Language | Situation Rank |
---|---|
node.js | 5 |
ruby | 5 |
python | 6 |
common lisp | 8 |
java | 8 |
haskell | 9 |
go | 10 |
Afterword
Other Languages
There are other languages that I no longer use nowadays. Based on previous experience, I will list my rank for them briefly.
Language | Situation Rank |
---|---|
C/C++ | 9 |
PHP | 10 |
C/C++ is quite easy to compile to static binary. Creating an initial distribution may take some time for larger projects, but it can be tweaked to do very fast recompilation.

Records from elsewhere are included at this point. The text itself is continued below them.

# uoguelph-mlrg/Theano-MPI

Measured on NVIDIA B200. Metric: AlexNet-128b BSP seconds per 5120 images (train+comm, device-timed, max over ranks), lower is better.
Workload: dtype bf16; 1 GPU; model=AlexNet, global_batch=128, input=3x227x227, parallelism=dp1, rule=BSP, push_master=False, cuda_graph=True, overlap=True

## Files before the change

### theanompi_b200/csrc/api.h

```cpp
#pragma once
#include <cuda_runtime.h>
#include <stdint.h>
#include "common.cuh"

namespace tmpi {

constexpr int kMaxRanks = 8;
constexpr int kMaxCommBlocks = 1024;

struct CommCtx {
  void* arena[kMaxRanks];
  uint32_t* sig[kMaxRanks];
  uint32_t* epoch;
  void* mc_arena;
  int rank, world;
  long long spin_limit;
};

struct FusedArgs {
  CommCtx ctx;
  long long w_off, g_off, u_off, h_off, wire_off;
  const uint8_t* block_group;
  GroupTable tab;
  const float* lr_ptr;
  float mu;
  int nesterov;
  float inv_k;
  long long lo, hi;
  int wire16;
  int pre_reduced;
  int push_master = 1;
};

struct ReduceArgs {
  CommCtx ctx;
  long long src_off, dst_off, h_off;
  const uint8_t* block_group;
  GroupTable tab;
  float scale;
  long long lo, hi;
  int skip_local_groups;
};

void gemm_set_debug(int flags);
void gemm_set_bulk(int mask);
void gemm_rs_configure(int world, const void* const* peer_g , const void* local_g);
void gemm_rs_add_range(const void* c_lo, const void* c_hi, long long blo, long long per);
void gemm_rs_clear();
int gemm_plan_splits(int tiles, int num_kb, int sms);
int gemm_plan_tall(long long M, int nt, int out_bf16, int sms);
void gemm_bf16(const void* A, const void* B, void* C, const float* bias, int M, int N, int K, long long lda, long long ldb,
               long long ldc, int a_mn, int b_mn, int out_bf16, int bias_mode, int relu, float alpha, int bn_hint, int splitk,
               cudaStream_t st, int tf32 = 0);

void conv_fprop_bf16(const void* x, const void* w, void* y, const float* bias, int N, int H, int W, int Ctot, int c_off, int Cg, int KH,
                     int KW, int Ho, int Wo, int S, int P, int O, long long ldc, int relu, int out_bf16, int dgrad, cudaStream_t st, int tf32 = 0);
void conv_wgrad_bf16(const void* dy, const void* x, void* dw, int N, int H, int W, int Ctot, int c_off, int Cg, int KH, int KW, int Ho,
                     int Wo, int S, int P, int O, long long ldy, cudaStream_t st, int tf32 = 0);
void conv_fprop2_bf16(const void* x, const void* w0, const void* w1, void* y0, void* y1, const float* bias0, const float* bias1, int N, int H,
                      int W, int Ctot, int c_off0, int c_off1, int Cg, int KH, int KW, int Ho, int Wo, int S, int P, int O, long long ldc,
                      int relu, int out_bf16, int dgrad, cudaStream_t st, int tf32 = 0);
void conv_wgrad2_bf16(const void* dy0, const void* dy1, const void* x, void* dw0, void* dw1, int N, int H, int W, int Ctot, int c_off0,
                      int c_off1, int Cg, int KH, int KW, int Ho, int Wo, int S, int P, int O, long long ldy, cudaStream_t st, int tf32 = 0);

void space_to_depth(const void* x, void* y, int N, int H, int W, int C, int S, int Hs, int Ws, int Cp, int P, cudaStream_t st);
void s2d_filter(const void* src, void* dst, int O, int KH, int KW, int C, int S, int KHs, int KWs, int Cp, int dir, cudaStream_t st);
void conv_weight_flip(const void* w, void* wt, int O, int KH, int KW, int Cg, cudaStream_t st);
void lrn_fwd(const void* x, void* y, long long rows, int C, int n, float k, float alpha, float beta, cudaStream_t st);
void lrn_bwd(const void* x, const void* dy, void* dx, long long rows, int C, int n, float k, float alpha, float beta, cudaStream_t st);
void pool_fwd(const void* x, void* y, void* arg, int N, int H, int W, int C, int Ho, int Wo, int k, int s, int p, int is_max, cudaStream_t st);
void pool_bwd(const void* dy, const void* arg, void* dx, int N, int H, int W, int C, int Ho, int Wo, int k, int s, int p, int is_max, cudaStream_t st);
void dropout_fwd(const void* x, void* y, void* mask, long long n, float p_drop, unsigned long long seed, int layer, const void* step, cudaStream_t st);
void dropout_bwd(const void* dy, const void* mask, void* dx, long long n, cudaStream_t st);
void advance_step(void* step, cudaStream_t st);
void softmax_xent(const void* logits, const void* labels, void* dlogits, void* rowstat, void* out3, int B, int C, float weight, cudaStream_t st);
void relu_bias_bwd(const void* dy, const void* y, void* dym, void* db, long long R, int C, long long ld, int relu, cudaStream_t st);
void relu_bias_bwd2(const void* dy, const void* y, void* dym, void* db, void* db1, int c_split, long long R, int C, long long ld, int relu,
                    cudaStream_t st);
void maxpool_relu_bias_bwd(const void* dyp, const void* arg, const void* y, void* dym, void* db0, void* db1, int c_split, int N, int H,
                           int W, int C, int Ho, int Wo, int k, int s, int p, cudaStream_t st);
void im2col(const void* x, void* col, int N, int H, int W, int Ctot, int c_off, int Cg, int KH, int KW, int Ho, int Wo, int s, int p,
            long long ldcol, cudaStream_t st);
void col2im(const void* dcol, void* dx, int N, int H, int W, int Ctot, int c_off, int Cg, int KH, int KW, int Ho, int Wo, int s, int p,
            long long ldcol, cudaStream_t st);
void pad_rows(const void* src, void* dst, long long rows, int cols, long long src_ld, long long dst_ld, cudaStream_t st);
void transpose_bf16(const void* src, void* dst, int R, int C, cudaStream_t st);
// ... 8 lines not shown
void dropout_fwd_f32(const void* x, void* y, void* mask, long long n, float p_drop, unsigned long long seed, int layer, const void* step,
                     cudaStream_t st);
void dropout_bwd_f32(const void* dy, const void* mask, void* dx, long long n, cudaStream_t st);
void softmax_xent_f32(const void* logits, const void* labels, void* dlogits, void* rowstat, void* out3, int B, int C, float weight, cudaStream_t st);
void relu_bias_bwd2_f32(const void* dy, const void* y, void* dym, void* db, void* db1, int c_split, long long R, int C, long long ld, int relu,
                        cudaStream_t st);
void bias_act_f32(const void* acc, const void* bias, void* y, int R, int C, int relu, cudaStream_t st);
void im2col_f32(const void* x, void* col, int N, int H, int W, int Ctot, int c_off, int Cg, int KH, int KW, int Ho, int Wo, int s, int p,
                long long ldcol, cudaStream_t st);
void col2im_f32(const void* dcol, void* dx, int N, int H, int W, int Ctot, int c_off, int Cg, int KH, int KW, int Ho, int Wo, int s, int p,
                long long ldcol, cudaStream_t st);
void pad_rows_f32(const void* src, void* dst, long long rows, int cols, long long src_ld, long long dst_ld, cudaStream_t st);
void space_to_depth_f32(const void* x, void* y, int N, int H, int W, int C, int S, int Hs, int Ws, int Cp, int P, cudaStream_t st);
void s2d_filter_pack_f32(const void* src, void* dst, int O, int KH, int KW, int C, int S, int KHs, int KWs, int Cp, cudaStream_t st);

void bn_forward(const void* x, const void* res, void* y, const void* gamma, const void* beta, void* mean, void* rstd, void* run_mean,
                void* run_var, void* scratch, long long R, int C, float momentum, float eps, int training, int relu, int f32, cudaStream_t st);
void bn_backward(const void* x, const void* dy, const void* y, void* dx, void* dres, const void* gamma, const void* mean, const void* rstd,
                 void* dgamma, void* dbeta, void* scratch, long long R, int C, int relu, int f32, cudaStream_t st);
void add_tensors(const void* a, const void* b, void* y, long long n, int f32, cudaStream_t st);
void add4_tensors(const void* a, const void* b, const void* c, const void* d, void* y, long long n, int f32, cudaStream_t st);

void lstm_cell_fwd(const void* gx, const void* gh, const void* c_prev, const void* h_prev, const void* mask, void* act, void* c_out, void* h_out,
                   int B, int H, int f32, cudaStream_t st);
void lstm_cell_bwd(const void* dh_out, const void* dh_rec, const void* dh_pass_in, const void* dc_next, const void* act, const void* c,
                   const void* c_prev, const void* mask, void* dG, void* dc_prev, void* dh_pass, int B, int H, int f32, cudaStream_t st);
void embedding_fwd(const void* ids, const void* W, void* out, long long n, int D, int f32, cudaStream_t st);
void embedding_bwd(const void* ids, const void* dout, void* dW, long long n, int D, long long V, int f32, cudaStream_t st);
void masked_mean_fwd(const void* h, const void* mask, void* out, int Tn, int B, int H, int f32, cudaStream_t st);
void masked_mean_bwd(const void* dout, const void* mask, void* dh, int Tn, int B, int H, int f32, cudaStream_t st);

void sgd_flat(void* W, const void* G, void* U, void* H, const void* block_group, const GroupTable& tab, const void* lr_ptr, float mu,
              int nesterov, float inv_k, long long lo, long long hi, int filter, cudaStream_t st);
void adam_flat(void* W, const void* G, void* M, void* V, void* H, const void* block_group, const GroupTable& tab, const void* lr_ptr, void* step,
               float b1, float b2, float eps, long long lo, long long hi, cudaStream_t st);
void fused_allreduce_sgd(const FusedArgs& a, int algo, int max_blocks, cudaStream_t st);
void push_master_slices(const FusedArgs& a, int max_blocks, cudaStream_t st);
void allreduce_flat(const ReduceArgs& a, int algo, int max_blocks, cudaStream_t st);
void device_barrier(const CommCtx& c, cudaStream_t st);
void easgd_elastic(void* w, void* h, void* center, float alpha, long long n, int max_blocks, int lockfree, cudaStream_t st);
void ticket_acquire(const CommCtx& c, int owner, void* local_state, cudaStream_t st);
void ticket_release(const CommCtx& c, int owner, void* local_state, cudaStream_t st);
void copy_flat(void* dst, void* dst_h, const void* src, long long n, int max_blocks, const void* gate, cudaStream_t st);
void gosgd_push(const CommCtx& c, void* state, int dest, long long w_off, long long snap_off, long long n, int max_blocks, cudaStream_t st);
void gosgd_poll_merge(const CommCtx& c, void* state, long long w_off, long long h_off, long long snap_off, long long n, int max_blocks,
                      cudaStream_t st);
void gosgd_merge(void* w, void* h, const void* b, float a_self, float a_src, long long n, int max_blocks, cudaStream_t st);
void bias_act_cast(const void* acc, const void* bias, void* y, int R, int C, int relu, cudaStream_t st);
void cast_flat(const void* src, void* dst, long long n, int kind, cudaStream_t st);
void sum_chunks(const void* src, void* dst, long long chunk, int nchunks, int is_half, cudaStream_t st);
void vecadd(void* cur, const void* tmp, long long n, int is_half, cudaStream_t st);

}
```

### theanompi_b200/csrc/binding.cpp

```cpp
#include <pybind11/pybind11.h>
#include <pybind11/stl.h>

#include <cstring>
#include <memory>
#include <vector>

#include "api.h"
#include "peer_arena.h"

namespace py = pybind11;
using namespace tmpi;
typedef uintptr_t ptr_t;

static inline void* P(ptr_t p) { return reinterpret_cast<void*>(p); }
static inline cudaStream_t S(ptr_t s) { return reinterpret_cast<cudaStream_t>(s); }
static inline cudaStream_t S_(ptr_t s) { return reinterpret_cast<cudaStream_t>(s); }

static GroupTable make_table(const std::vector<float>& lr_mult, const std::vector<float>& wd, const std::vector<int>& exch) {
  GroupTable t;
  for (int i = 0; i < kMaxGroups; ++i) {
    t.lr_mult[i] = i < (int)lr_mult.size() ? lr_mult[i] : 1.f;
    t.wd[i] = i < (int)wd.size() ? wd[i] : 0.f;
    t.exch[i] = i < (int)exch.size() ? exch[i] : 1;
  }
// ... 120 lines not shown
  m.def("pad_rows_f32", [](ptr_t src, ptr_t dst, long long rows, int cols, long long src_ld, long long dst_ld, ptr_t st) {
    pad_rows_f32(P(src), P(dst), rows, cols, src_ld, dst_ld, S(st)); });
  m.def("space_to_depth_f32", [](ptr_t x, ptr_t y, int N, int H, int W, int C, int S, int Hs, int Ws, int Cp, int Pd, ptr_t st) {
    space_to_depth_f32(P(x), P(y), N, H, W, C, S, Hs, Ws, Cp, Pd, S_(st)); });
  m.def("s2d_filter_pack_f32", [](ptr_t src, ptr_t dst, int O, int KH, int KW, int C, int S, int KHs, int KWs, int Cp, ptr_t st) {
    s2d_filter_pack_f32(P(src), P(dst), O, KH, KW, C, S, KHs, KWs, Cp, S_(st)); });

  m.def("bn_forward", [](ptr_t x, ptr_t res, ptr_t y, ptr_t gamma, ptr_t beta, ptr_t mean, ptr_t rstd, ptr_t run_mean, ptr_t run_var, ptr_t scratch,
                         long long R, int C, float momentum, float eps, int training, int relu, int f32, ptr_t st) {
    bn_forward(P(x), P(res), P(y), P(gamma), P(beta), P(mean), P(rstd), P(run_mean), P(run_var), P(scratch), R, C, momentum, eps, training, relu,
               f32, S(st)); });
  m.def("bn_backward", [](ptr_t x, ptr_t dy, ptr_t y, ptr_t dx, ptr_t dres, ptr_t gamma, ptr_t mean, ptr_t rstd, ptr_t dgamma, ptr_t dbeta,
                          ptr_t scratch, long long R, int C, int relu, int f32, ptr_t st) {
    bn_backward(P(x), P(dy), P(y), P(dx), P(dres), P(gamma), P(mean), P(rstd), P(dgamma), P(dbeta), P(scratch), R, C, relu, f32, S(st)); });
  m.def("add4_tensors", [](ptr_t a, ptr_t b, ptr_t c, ptr_t d, ptr_t y, long long n, int f32, ptr_t st) {
    add4_tensors(P(a), P(b), P(c), P(d), P(y), n, f32, S(st)); });
  m.def("add_tensors", [](ptr_t a, ptr_t b, ptr_t y, long long n, int f32, ptr_t st) { add_tensors(P(a), P(b), P(y), n, f32, S(st)); });

  m.def("lstm_cell_fwd", [](ptr_t gx, ptr_t gh, ptr_t c_prev, ptr_t h_prev, ptr_t mask, ptr_t act, ptr_t c_out, ptr_t h_out, int B, int H, int f32,
                            ptr_t st) { lstm_cell_fwd(P(gx), P(gh), P(c_prev), P(h_prev), P(mask), P(act), P(c_out), P(h_out), B, H, f32, S(st)); });
  m.def("lstm_cell_bwd", [](ptr_t dh_out, ptr_t dh_rec, ptr_t dh_pass_in, ptr_t dc_next, ptr_t act, ptr_t c, ptr_t c_prev, ptr_t mask, ptr_t dG,
                            ptr_t dc_prev, ptr_t dh_pass, int B, int H, int f32, ptr_t st) {
    lstm_cell_bwd(P(dh_out), P(dh_rec), P(dh_pass_in), P(dc_next), P(act), P(c), P(c_prev), P(mask), P(dG), P(dc_prev), P(dh_pass), B, H, f32, S(st)); });
  m.def("embedding_fwd", [](ptr_t ids, ptr_t W, ptr_t out, long long n, int D, int f32, ptr_t st) { embedding_fwd(P(ids), P(W), P(out), n, D, f32, S(st)); });
  m.def("embedding_bwd", [](ptr_t ids, ptr_t dout, ptr_t dW, long long n, int D, long long V, int f32, ptr_t st) {
    embedding_bwd(P(ids), P(dout), P(dW), n, D, V, f32, S(st)); });
  m.def("masked_mean_fwd", [](ptr_t h, ptr_t mask, ptr_t out, int Tn, int B, int H, int f32, ptr_t st) { masked_mean_fwd(P(h), P(mask), P(out), Tn, B, H, f32, S(st)); });
  m.def("masked_mean_bwd", [](ptr_t dout, ptr_t mask, ptr_t dh, int Tn, int B, int H, int f32, ptr_t st) { masked_mean_bwd(P(dout), P(mask), P(dh), Tn, B, H, f32, S(st)); });

  m.def("sgd_flat", [](ptr_t W, ptr_t G, ptr_t U, ptr_t H, ptr_t block_group, std::vector<float> lr_mult, std::vector<float> wd,
                       std::vector<int> exch, ptr_t lr_ptr, float mu, int nesterov, float inv_k, long long lo, long long hi, int filter,
                       ptr_t st) {
    sgd_flat(P(W), P(G), P(U), P(H), P(block_group), make_table(lr_mult, wd, exch), P(lr_ptr), mu, nesterov, inv_k, lo, hi, filter, S(st)); });
  m.def("adam_flat", [](ptr_t W, ptr_t G, ptr_t M, ptr_t V, ptr_t H, ptr_t block_group, std::vector<float> lr_mult, std::vector<float> wd,
                        std::vector<int> exch, ptr_t lr_ptr, ptr_t step, float b1, float b2, float eps, long long lo, long long hi, ptr_t st) {
    adam_flat(P(W), P(G), P(M), P(V), P(H), P(block_group), make_table(lr_mult, wd, exch), P(lr_ptr), P(step), b1, b2, eps, lo, hi, S(st)); });
  m.def("easgd_elastic", [](ptr_t w, ptr_t h, ptr_t center, float alpha, long long n, int max_blocks, ptr_t st, int lockfree) {
    easgd_elastic(P(w), P(h), P(center), alpha, n, max_blocks, lockfree, S(st)); },
    py::arg("w"), py::arg("h"), py::arg("center"), py::arg("alpha"), py::arg("n"), py::arg("max_blocks"), py::arg("st"), py::arg("lockfree") = 0);
  m.def("copy_flat", [](ptr_t dst, ptr_t dst_h, ptr_t src, long long n, int max_blocks, ptr_t st) {
    copy_flat(P(dst), P(dst_h), P(src), n, max_blocks, nullptr, S(st)); });
  m.def("gosgd_merge", [](ptr_t w, ptr_t h, ptr_t b, float a_self, float a_src, long long n, int max_blocks, ptr_t st) {
    gosgd_merge(P(w), P(h), P(b), a_self, a_src, n, max_blocks, S(st)); });
  m.def("bias_act_cast", [](ptr_t acc, ptr_t bias, ptr_t y, int R, int C, int relu, ptr_t st) { bias_act_cast(P(acc), P(bias), P(y), R, C, relu, S(st)); });
  m.def("cast_flat", [](ptr_t src, ptr_t dst, long long n, int kind, ptr_t st) { cast_flat(P(src), P(dst), n, kind, S(st)); });
  m.def("sum_chunks", [](ptr_t src, ptr_t dst, long long chunk, int nchunks, int is_half, ptr_t st) {
    sum_chunks(P(src), P(dst), chunk, nchunks, is_half, S(st)); });
  m.def("vecadd", [](ptr_t cur, ptr_t tmp, long long n, int is_half, ptr_t st) { vecadd(P(cur), P(tmp), n, is_half, S(st)); });

  py::class_<PyComm, std::shared_ptr<PyComm>>(m, "PeerArena")
      .def(py::init([](int rank, int world, int device, unsigned long long bytes, const std::string& job, bool force_ipc) {
        auto c = std::make_shared<PyComm>();
        c->pa.reset(new PeerArena(rank, world, device, (size_t)bytes, job, force_ipc));
        return c;
      }), py::arg("rank"), py::arg("world"), py::arg("device"), py::arg("bytes"), py::arg("job"), py::arg("force_ipc") = false)
      .def("send_handles_to", [](PyComm& c, int peer) { py::gil_scoped_release r; c.pa->send_handles_to(peer); })
      .def("recv_handles", [](PyComm& c) { py::gil_scoped_release r; c.pa->recv_handles(); })
      .def("ipc_handles", [](PyComm& c) { return py::bytes(c.pa->ipc_handles()); })
      .def("ipc_open", [](PyComm& c, int peer, const std::string& h) { c.pa->ipc_open(peer, h); })
      .def("multicast_supported", [](PyComm& c) { return c.pa->multicast_supported(); })
      .def("mc_create_and_send", [](PyComm& c) { py::gil_scoped_release r; c.pa->mc_create_and_send(); })
      .def("mc_recv", [](PyComm& c) { py::gil_scoped_release r; c.pa->mc_recv(); })
      .def("mc_add_device", [](PyComm& c) { c.pa->mc_add_device(); })
      .def("mc_bind_and_map", [](PyComm& c) { c.pa->mc_bind_and_map(); })
      .def("arena_ptr", [](PyComm& c, int p) { return (ptr_t)c.pa->arena_ptr(p); })
      .def("sig_ptr", [](PyComm& c, int p) { return (ptr_t)c.pa->sig_ptr(p); })
// ... 60 lines not shown
```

PHP is almost the most easy language to create or deploy a distribution. It's usually just a zip file containing the source code, even simpler than java's jar because there is no precompilation. PHP runtime is usually maintained outside the project. At the time I used this language, there were not many libraries around, most things were included in php standard library. Nowadays, it seems PHP has its own package manager. So I am not sure whether that changes things. Based on my experience when deploying owncloud, I think it's still easy to install.
There are also languages that I haven't used professionally or don't have enough experience to make a rank. I will list them here. If you have experience with distributing applications written in them, please leave a comment.
Language | Situation Rank |
---|---|
C# | ? |
D | ? |
Rust | ? |
Erlang | ? |
Elixir | ? |
Swift | ? |
OCaml | ? |
Smalltalk | ? |
Matlab | ? |
R | ? |
About Docker
Since I am talking about distribution, I think I should say something about Docker and how it may change the distribution story. When I first saw the docker video from pycon back in 2013, I think this is a great concept and may bring fundamental changes to software development and deployment. I got excited. Docker allows you to have isolated environment that is tuned to fit your application's requirements. It has very low CPU/RAM/Disk overhead. If you use the same stack (or same few stacks) for your application, the disk space usage becomes irrelevant because the use of overlay filesystem like aufs or later OverlayFS. Many of the current distribution problem won't be a problem if docker is mature. But up until the end of 2015, docker is still like a toy and requires a lot of effort to make things work flawlessly. The storage and network are the biggest issues. The fast change on docker, libcontainer, runc, their own website's layout, etcd, and linux kernel doesn't help. Docker's short maintenance lifecycle doesn't help. There are also other issues. All in all, docker haven't changed how software is developed yet. It has been used in some companies where scalability and/or micro-service architecture is important. That doesn't change the fact that it's still immature and difficult to use.
By the way, docker the idea is easy to implement, but making it production ready and easy to use is not a trivial task.
About Software Distribution
Is it easy to do software distribution? Why do I give the ranking above? If you are interested in software distribution, you may also want to read How to Do Proper Software Distribution.
Footnotes:
The size rank is valid if you don't consider the JVM itself as part of your application. If you do, adjust file size to be large. Modern Oracle JVM is over 300MiB. Other points still hold. Usually the JVM is handled outside the application in the java ecosystem.
By almost statically linked binaries, I mean only very basic libraries like libc, libgmp etc is dynamically linked. The language runtime and other 3rd party libraries are compiled and included in the binary.